Saved data entries
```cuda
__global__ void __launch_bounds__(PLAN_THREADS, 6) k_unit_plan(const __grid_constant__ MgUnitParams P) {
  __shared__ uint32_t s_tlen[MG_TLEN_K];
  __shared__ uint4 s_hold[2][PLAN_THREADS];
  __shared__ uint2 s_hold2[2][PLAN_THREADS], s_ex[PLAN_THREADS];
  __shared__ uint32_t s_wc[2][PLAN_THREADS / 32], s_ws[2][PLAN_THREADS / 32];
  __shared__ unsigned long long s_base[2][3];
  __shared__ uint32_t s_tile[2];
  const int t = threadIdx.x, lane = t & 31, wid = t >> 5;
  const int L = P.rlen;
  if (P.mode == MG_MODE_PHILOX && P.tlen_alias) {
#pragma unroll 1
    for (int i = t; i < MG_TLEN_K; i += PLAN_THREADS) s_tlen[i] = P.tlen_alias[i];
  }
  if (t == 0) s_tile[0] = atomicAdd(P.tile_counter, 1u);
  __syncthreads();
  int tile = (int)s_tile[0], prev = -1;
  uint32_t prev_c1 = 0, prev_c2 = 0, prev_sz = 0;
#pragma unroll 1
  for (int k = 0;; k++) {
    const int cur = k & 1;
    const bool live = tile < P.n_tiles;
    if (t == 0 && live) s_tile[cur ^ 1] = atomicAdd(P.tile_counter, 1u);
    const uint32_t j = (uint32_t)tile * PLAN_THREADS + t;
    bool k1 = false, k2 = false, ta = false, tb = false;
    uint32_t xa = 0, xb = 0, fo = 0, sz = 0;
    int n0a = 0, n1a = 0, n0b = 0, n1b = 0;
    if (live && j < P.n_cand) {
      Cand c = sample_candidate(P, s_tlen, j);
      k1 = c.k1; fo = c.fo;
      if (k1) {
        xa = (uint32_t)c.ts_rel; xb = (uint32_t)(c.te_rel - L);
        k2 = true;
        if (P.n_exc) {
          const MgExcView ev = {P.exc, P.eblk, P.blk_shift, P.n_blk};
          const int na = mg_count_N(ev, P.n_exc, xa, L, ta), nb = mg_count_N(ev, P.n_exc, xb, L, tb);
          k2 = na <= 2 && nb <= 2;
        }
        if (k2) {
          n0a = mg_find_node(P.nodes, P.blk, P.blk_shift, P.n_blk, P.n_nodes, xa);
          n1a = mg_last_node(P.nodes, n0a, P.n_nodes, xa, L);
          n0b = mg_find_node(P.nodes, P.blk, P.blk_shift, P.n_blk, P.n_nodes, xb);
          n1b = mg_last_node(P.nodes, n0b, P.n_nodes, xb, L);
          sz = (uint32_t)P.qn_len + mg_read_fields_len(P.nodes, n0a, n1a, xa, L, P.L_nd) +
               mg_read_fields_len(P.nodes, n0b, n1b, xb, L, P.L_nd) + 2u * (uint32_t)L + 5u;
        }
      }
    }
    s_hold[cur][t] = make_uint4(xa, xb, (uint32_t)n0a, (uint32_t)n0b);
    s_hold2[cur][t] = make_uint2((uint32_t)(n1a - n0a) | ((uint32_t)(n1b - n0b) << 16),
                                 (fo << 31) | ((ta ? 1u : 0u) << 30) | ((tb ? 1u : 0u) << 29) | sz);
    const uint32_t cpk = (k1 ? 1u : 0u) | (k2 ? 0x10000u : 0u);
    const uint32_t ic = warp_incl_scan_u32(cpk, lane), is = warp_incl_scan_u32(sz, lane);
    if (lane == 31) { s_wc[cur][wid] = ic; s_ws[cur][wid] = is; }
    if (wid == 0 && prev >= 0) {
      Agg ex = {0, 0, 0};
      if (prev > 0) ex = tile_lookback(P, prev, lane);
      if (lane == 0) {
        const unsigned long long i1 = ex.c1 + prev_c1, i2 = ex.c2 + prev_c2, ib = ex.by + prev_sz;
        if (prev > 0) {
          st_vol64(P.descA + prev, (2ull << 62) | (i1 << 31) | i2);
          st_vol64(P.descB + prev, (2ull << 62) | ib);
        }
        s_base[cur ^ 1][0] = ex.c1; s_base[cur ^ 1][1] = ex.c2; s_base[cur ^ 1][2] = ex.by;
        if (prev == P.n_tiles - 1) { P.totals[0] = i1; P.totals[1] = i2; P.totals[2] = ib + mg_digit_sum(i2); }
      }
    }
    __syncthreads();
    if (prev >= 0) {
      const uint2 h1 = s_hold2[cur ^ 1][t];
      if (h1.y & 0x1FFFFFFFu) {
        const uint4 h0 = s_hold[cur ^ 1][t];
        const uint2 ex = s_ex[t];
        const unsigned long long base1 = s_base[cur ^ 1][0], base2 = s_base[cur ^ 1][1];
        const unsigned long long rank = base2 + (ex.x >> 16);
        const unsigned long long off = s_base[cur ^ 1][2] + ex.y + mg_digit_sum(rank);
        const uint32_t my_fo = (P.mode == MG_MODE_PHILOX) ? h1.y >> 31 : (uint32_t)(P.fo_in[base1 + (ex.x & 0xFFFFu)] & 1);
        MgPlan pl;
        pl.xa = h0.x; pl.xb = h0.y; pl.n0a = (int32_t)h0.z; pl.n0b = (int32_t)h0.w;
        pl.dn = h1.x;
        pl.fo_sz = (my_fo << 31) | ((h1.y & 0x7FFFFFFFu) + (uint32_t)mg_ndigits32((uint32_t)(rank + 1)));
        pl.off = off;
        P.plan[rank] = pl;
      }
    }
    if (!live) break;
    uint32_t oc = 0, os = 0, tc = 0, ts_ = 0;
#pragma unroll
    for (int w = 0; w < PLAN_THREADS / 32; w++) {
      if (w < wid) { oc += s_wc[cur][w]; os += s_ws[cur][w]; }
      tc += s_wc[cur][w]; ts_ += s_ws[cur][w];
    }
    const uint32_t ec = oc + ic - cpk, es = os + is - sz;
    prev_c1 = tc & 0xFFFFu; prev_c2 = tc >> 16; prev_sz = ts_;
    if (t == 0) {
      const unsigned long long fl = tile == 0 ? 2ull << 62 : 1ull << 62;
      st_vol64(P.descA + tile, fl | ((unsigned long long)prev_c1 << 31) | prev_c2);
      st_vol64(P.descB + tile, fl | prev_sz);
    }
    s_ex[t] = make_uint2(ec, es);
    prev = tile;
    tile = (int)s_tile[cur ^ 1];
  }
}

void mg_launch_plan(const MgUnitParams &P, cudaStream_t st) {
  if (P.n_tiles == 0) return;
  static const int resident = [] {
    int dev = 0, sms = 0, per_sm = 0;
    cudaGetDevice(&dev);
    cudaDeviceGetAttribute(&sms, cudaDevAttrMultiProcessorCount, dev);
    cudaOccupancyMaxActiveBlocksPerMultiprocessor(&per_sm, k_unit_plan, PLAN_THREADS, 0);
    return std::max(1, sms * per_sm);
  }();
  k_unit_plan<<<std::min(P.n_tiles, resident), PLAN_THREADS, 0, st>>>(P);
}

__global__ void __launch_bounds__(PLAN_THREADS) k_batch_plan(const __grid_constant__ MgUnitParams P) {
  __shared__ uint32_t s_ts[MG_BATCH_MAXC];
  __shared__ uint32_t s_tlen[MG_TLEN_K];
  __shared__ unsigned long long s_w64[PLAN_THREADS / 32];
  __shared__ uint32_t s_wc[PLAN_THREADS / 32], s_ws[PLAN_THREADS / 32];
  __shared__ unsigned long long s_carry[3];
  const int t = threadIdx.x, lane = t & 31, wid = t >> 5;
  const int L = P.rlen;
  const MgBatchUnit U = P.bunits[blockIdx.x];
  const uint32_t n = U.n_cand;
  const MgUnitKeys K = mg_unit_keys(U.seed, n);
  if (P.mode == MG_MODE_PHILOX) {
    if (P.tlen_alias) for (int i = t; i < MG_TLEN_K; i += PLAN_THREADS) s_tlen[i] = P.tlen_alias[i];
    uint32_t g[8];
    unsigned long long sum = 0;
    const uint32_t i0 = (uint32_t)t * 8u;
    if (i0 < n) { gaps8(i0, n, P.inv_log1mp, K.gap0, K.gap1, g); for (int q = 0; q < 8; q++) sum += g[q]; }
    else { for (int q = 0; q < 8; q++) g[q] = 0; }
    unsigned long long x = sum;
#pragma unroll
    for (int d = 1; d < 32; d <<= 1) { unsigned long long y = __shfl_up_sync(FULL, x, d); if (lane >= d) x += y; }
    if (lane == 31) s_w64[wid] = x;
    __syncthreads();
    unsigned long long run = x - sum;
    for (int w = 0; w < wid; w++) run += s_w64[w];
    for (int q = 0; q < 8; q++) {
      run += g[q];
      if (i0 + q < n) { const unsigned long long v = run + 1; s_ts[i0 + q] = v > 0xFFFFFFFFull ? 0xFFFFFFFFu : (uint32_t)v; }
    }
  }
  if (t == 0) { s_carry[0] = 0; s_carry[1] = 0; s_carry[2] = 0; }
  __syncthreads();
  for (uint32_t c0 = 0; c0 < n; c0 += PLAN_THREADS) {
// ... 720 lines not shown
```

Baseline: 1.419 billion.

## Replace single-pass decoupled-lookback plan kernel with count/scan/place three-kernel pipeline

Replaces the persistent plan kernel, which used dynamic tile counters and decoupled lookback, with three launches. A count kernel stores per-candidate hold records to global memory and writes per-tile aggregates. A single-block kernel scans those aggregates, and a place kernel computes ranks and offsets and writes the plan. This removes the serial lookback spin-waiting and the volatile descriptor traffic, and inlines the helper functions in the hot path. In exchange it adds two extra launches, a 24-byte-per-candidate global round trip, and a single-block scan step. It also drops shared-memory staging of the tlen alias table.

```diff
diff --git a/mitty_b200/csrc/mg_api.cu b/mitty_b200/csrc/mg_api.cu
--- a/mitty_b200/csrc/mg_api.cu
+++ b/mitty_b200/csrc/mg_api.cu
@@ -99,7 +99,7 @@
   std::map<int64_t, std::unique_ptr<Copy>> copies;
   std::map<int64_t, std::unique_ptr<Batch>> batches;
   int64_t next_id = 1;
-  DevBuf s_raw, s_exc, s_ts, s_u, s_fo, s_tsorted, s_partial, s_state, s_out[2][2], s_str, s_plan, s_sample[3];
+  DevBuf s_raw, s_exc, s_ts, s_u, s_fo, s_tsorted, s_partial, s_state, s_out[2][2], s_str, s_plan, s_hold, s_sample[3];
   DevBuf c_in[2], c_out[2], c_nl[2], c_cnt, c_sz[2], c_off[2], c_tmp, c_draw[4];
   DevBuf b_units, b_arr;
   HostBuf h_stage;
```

#### Work to complete
Show all lines in the entries above where the string "live" appears.

#### Result
    const bool live = tile < P.n_tiles;
    if (t == 0 && live) s_tile[cur ^ 1] = atomicAdd(P.tile_counter, 1u);
    if (live && j < P.n_cand) {
    if (!live) break;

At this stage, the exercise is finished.